Benefits of Collective Investment Schemes
Professional Investment Management
Collective Investment Schemes hire full-time investment professionals to manage the
investment portfolios. These managers have real-time access to crucial market information and
they are able to execute trades in a very quick and cost-effective manner.
Diversification
Collective Investment Schemes invest in a broad range of securities. This limits investment
risk by reducing the investor’s exposure to a possible decline in the value of any one security.
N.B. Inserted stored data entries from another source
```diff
@@ -394,16 +421,32 @@
   return 0;
 }
 
-extern "C" int snerf_ray_time_order(const float* times, int32_t R, int32_t* order_out, snerf_stream_t stream) {
-  SNERF_REQUIRE(R >= 0 && R <= 16384, "ray_time_order: R=%d (<= 16384: one workgroup sorts in LDS)", R);
-  if (R == 0) return 0;
-  SNERF_REQUIRE(times && order_out, "ray_time_order: null buffer");
+static int ray_time_order_bitonic(const float* times, int32_t R, int32_t* order_out, snerf_stream_t stream) {
   int n = 2;
   while (n < R) n <<= 1;
   SNERF_ALLOW_LDS(ray_time_order_kernel, 16384 * (int)sizeof(uint64_t));
   hipLaunchKernelGGL(ray_time_order_kernel, dim3(1), dim3(256), (size_t)n * sizeof(uint64_t), (hipStream_t)stream, times, R, n, order_out);
   SNERF_LAUNCH_CHECK("ray_time_order");
   return 0;
+}
+
+extern "C" int snerf_ray_time_order(const float* times, int32_t R, int32_t* order_out, snerf_stream_t stream) {
+  SNERF_REQUIRE(R >= 0 && R <= 16384, "ray_time_order: R=%d (<= 16384: every workgroup holds all times in LDS)", R);
+  if (R == 0) return 0;
+  SNERF_REQUIRE(times && order_out, "ray_time_order: null buffer");
+  const int chunk = ceil_div(ceil_div(R, RANK_PARTS), 4) * 4;
+  const int lds_bytes = (RANK_PARTS * chunk + RANK_PARTS * RANK_RAYS) * (int)sizeof(uint32_t);
+  SNERF_ALLOW_LDS(ray_time_rank_kernel, (16384 + RANK_PARTS * RANK_RAYS) * (int)sizeof(uint32_t));
+  hipLaunchKernelGGL(ray_time_rank_kernel, dim3(ceil_div(R, RANK_RAYS)), dim3(256), (size_t)lds_bytes, (hipStream_t)stream, times, R, chunk, order_out);
+  SNERF_LAUNCH_CHECK("ray_time_order");
+  return 0;
+}
+
+extern "C" int snerf_ray_time_order_reference(const float* times, int32_t R, int32_t* order_out, snerf_stream_t stream) {
+  SNERF_REQUIRE(R >= 0 && R <= 16384, "ray_time_order_reference: R=%d (<= 16384: one workgroup sorts in LDS)", R);
+  if (R == 0) return 0;
+  SNERF_REQUIRE(times && order_out, "ray_time_order_reference: null buffer");
+  return ray_time_order_bitonic(times, R, order_out, stream);
 }
 
 extern "C" int snerf_aabb_collide(const float* origins, const float* dirs, int32_t R, const float* aabb6, float near_plane, int32_t training,
diff --git a/soccernerfs_amd/ops.py b/soccernerfs_amd/ops.py
--- a/soccernerfs_amd/ops.py
+++ b/soccernerfs_amd/ops.py
@@ -866,14 +866,14 @@
     return (out, aux_out.view(aux.shape)) if aux is not None else out
 
 
-def ray_time_order(times: torch.Tensor, out: Optional[torch.Tensor] = None) -> torch.Tensor:
+def ray_time_order(times: torch.Tensor, out: Optional[torch.Tensor] = None, reference: bool = False) -> torch.Tensor:
     times = _f32c(times, "times").reshape(-1)
     R = times.numel()
     if out is None:
         out = torch.empty(R, dtype=torch.int32, device=times.device)
     if not out.is_cuda or out.dtype != torch.int32 or not out.is_contiguous() or out.numel() < R:
         raise RuntimeError("ray_time_order: out must be a contiguous int32 HIP tensor of at least R elements")
-    _lib.call("ray_time_order", _ptr(times), R, _ptr(out), _stream())
+    _lib.call("ray_time_order_reference" if reference else "ray_time_order", _ptr(times), R, _ptr(out), _stream())
     return out[:R]
 
 
diff --git a/soccernerfs_amd/trainer.py b/soccernerfs_amd/trainer.py
--- a/soccernerfs_amd/trainer.py
+++ b/soccernerfs_amd/trainer.py
@@ -72,6 +72,7 @@
     fused_proposal: bool = True
     fused_proposal_backward: bool = True
     proposal_backward_workgroups_per_cu: float = 1.0
+    fused_small_adam: bool = True
     pass_b_beside_head: bool = True
     sort_before_field_fwd: bool = False
     field_fwd_time_order: bool = True
@@ -261,6 +262,9 @@
         if cfg.proposal_backward_workgroups_per_cu > 0 and self.fused_proposal_backward:
             cus = torch.cuda.get_device_properties(self.dev).multi_processor_count
             self._prop_bwd_workgroups = max(1, int(round(cfg.proposal_backward_workgroups_per_cu * cus)))
+        self.fused_small_adam = bool(cfg.fused_small_adam and self.world == 1 and self.grads_fx is None
+                                     and self._desc_prop[0].C == self._desc_prop[1].C and self._desc_prop[0].C in (8, 16, 32))
+        self._small_segments = (_lib.AdamSegment * 5)()
         if self.world > 1:
             self._plan_exchange()
 
@@ -715,11 +719,12 @@
         if self._prop_pending is None:
             self._reduce_mlp_grads(("prop0.mlp", "prop1.mlp"))
 
-    def _join_prop(self):
+    def _join_prop(self, reduce: bool = True):
         if self._prop_pending is not None:
             torch.cuda.current_stream().wait_stream(self._prop_pending)
             self._prop_pending = None
-            self._reduce_mlp_grads(("prop0.mlp", "prop1.mlp"))
+            if reduce:
+                self._reduce_mlp_grads(("prop0.mlp", "prop1.mlp"))
 
     def loss_dict(self) -> Dict[str, torch.Tensor]:
         b, co, R = self.buf, self.cfg.loss_coefficients, self.R
@@ -916,6 +921,31 @@
                 ops.adam_step(self.params[o:o + n4], self.grads[o:o + n4], self.exp_avg[o:o + n4], self.exp_avg_sq[o:o + n4], self.step + 1, lr,
                               eps=self.cfg.adam_eps, grad_scale=gs, zero_grad=True, p_out=new[o:o + n4], dyn=dyn)
 
+    def _adam_small(self, new, off, lr, gs):
+        cfg, co = self.cfg, self.cfg.loss_coefficients
+        segs = self._small_segments
+        dyn_f, dyn_p = self._dyn["fields"].data_ptr(), self._dyn["proposal_networks"].data_ptr()
+        at = lambda t, o: t.data_ptr() + 4 * o
+        coefs = tuple(co[k] for k in ("space_tv_proposal_loss", "time_smoothness_proposal_loss", "sparse_transients_proposal_loss"))
+        for i in range(2):
+            sg, (o, _) = segs[i], off[f"prop{i}.planes"]
+            sg.kind, sg.n_slots, sg.desc = 1, ops.REG_SLOTS, C.addressof(self._desc_prop[i])
+            sg.p_in, sg.p_out, sg.g, sg.m, sg.v = at(self.params, o), at(new, o), at(self.grads, o), at(self.exp_avg, o), at(self.exp_avg_sq, o)
+            sg.c_space_tv, sg.c_time_smooth, sg.c_sparse = coefs
+            sg.losses, sg.dyn, sg.n, sg.net, sg.workspace = self.buf["reg"][1 + i].data_ptr(), dyn_p, 0, None, None
+        o0, o1, n1 = off["field.sigma"][0], *off["field.color"]
+        flat = ((*off["prop0.mlp"], dyn_p, "prop0.mlp"), (*off["prop1.mlp"], dyn_p, "prop1.mlp"), (o0, o1 + n1 - o0, dyn_f, None))
+        for sg, (o, n, dyn, gname) in zip(segs[2:], flat):
+            sg.kind, sg.n_slots, sg.desc, sg.losses = 0, 0, None, None
+            sg.p_in, sg.p_out, sg.g, sg.m, sg.v = at(self.params, o), at(new, o), at(self.grads, o), at(self.exp_avg, o), at(self.exp_avg_sq, o)
+            sg.n, sg.dyn = _align4(n), dyn
+            fold = gname is not None and gname in self._ws_dirty
+            sg.net = C.addressof(self._mlp_nets[gname].desc) if fold else None
+            sg.workspace = self._mlp_ws[gname].data_ptr() if fold else None
+            self._ws_dirty.discard(gname)
+        with self._span("adam_small"):
+            self._call("adam_segments_step", segs, 5, lr, 0.9, 0.999, cfg.adam_eps, self.step + 1, gs, 1, self._st)
+
     def _finest_offset(self) -> int:
         return int(self._desc_field.off[len(self.cfg.multiscale_res) - 1][0])
 
@@ -973,7 +1003,6 @@
             return
         new = self._params_alt
         off = self.off
-        sl = lambda t, name: t[off[name][0]:off[name][0] + off[name][1]]
         async_field = self.async_field_adam and self.overlap
         if not self._reg_zeroed:
             self.buf["reg"].zero_()
@@ -1004,9 +1033,22 @@
         if async_field:
             self._field_adam_done = self._stream("adam").record_event()
         self._reg_zeroed = False
-        self._join_prop()
+        self._join_prop(reduce=not self.fused_small_adam)
         self._prepare_group("fields", lr)
         self._prepare_group("proposal_networks", lr)
+        if self.fused_small_adam:
+            self._st = C.c_void_p(torch.cuda.current_stream().cuda_stream)
+            self._adam_small(new, off, lr, gs)
+        else:
+            self._adam_small_launches(new, off, lr, gs)
+        self._params_alt = self.params
+        self._repoint(new)
+        self._finish_step()
+
+    def _adam_small_launches(self, new, off, lr, gs):
+        cfg, co = self.cfg, self.cfg.loss_coefficients
+        sl = lambda t, name: t[off[name][0]:off[name][0] + off[name][1]]
+        self._reduce_mlp_grads(("prop0.mlp", "prop1.mlp"))
         sets = [(f"prop{i}.planes", self.prop_planes[i], ("space_tv_proposal_loss", "time_smoothness_proposal_loss",
                                                           "sparse_transients_proposal_loss"), 1 + i) for i in range(2)]
         for name, ps, keys, row in sets:
@@ -1015,9 +1057,6 @@
                                      tuple(co[k] for k in keys), self.buf["reg"][row], self.step + 1, lr, eps=cfg.adam_eps, grad_scale=gs,
                                      dyn=self._dyn["proposal_networks"], desc=self._desc_prop[row - 1])
         self._adam_mlps(new, off, lr, gs)
-        self._params_alt = self.params
-        self._repoint(new)
-        self._finish_step()
 
     def random_draws(self) -> Dict[str, torch.Tensor]:
         R, (S0, S1, S2) = self.R, self.S
```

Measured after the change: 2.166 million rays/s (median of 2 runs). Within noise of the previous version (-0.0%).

This implies that investors may benefit from diversification techniques that are usually only
available to large investors who are able to buy significant positions in a wide variety of
securities.
Low Cost
Collective Investment Schemes allow investors to participate in diversified portfolios at a
relatively low cost. For example, one is able to contribute towards such an investment plan
for as little as Rs.500 per month.
Personal Service
These consultants provide you with personal assistance when you need to buy or sell your
investment and they provide you with fund information that may answer any questions that you
have about your account status.
Liquidity
Collective Investment Schemes allow you to get your money back in a prompt manner at the
relevant market related prices.
Transparency
You get regular information on the value of your investment and you may be able to obtain
information on the specific investments that are made by the Collective Investment Scheme.
Which are not considered as a collective investment schemes?
• There are several schemes which are not classified as collective investment schemes.
The following are the schemes which are not considered as a CIS:
• Any insurance transaction or insurance contract for which the provisions of the
Insurance Act, 1938 would operate.
• Any form of deposits which are accepted by Non Banking Financial Companies
(NBFC).
• Any scheme which is developed by a Co-operative Society or a Society under the
Society Registration Act.
• Any contributions which are donated to a particular portfolio.
• Any form of pension fund or insurance scheme in accordance with the requirements of
the Employee Provident Fund and Miscellaneous Provisions Act, 1952.
• Any form of chit funds under the provisions of the Chit Fund Act, 1982.
• Any form of deposits which come under section 73 to 76 of the Companies Act, 2013.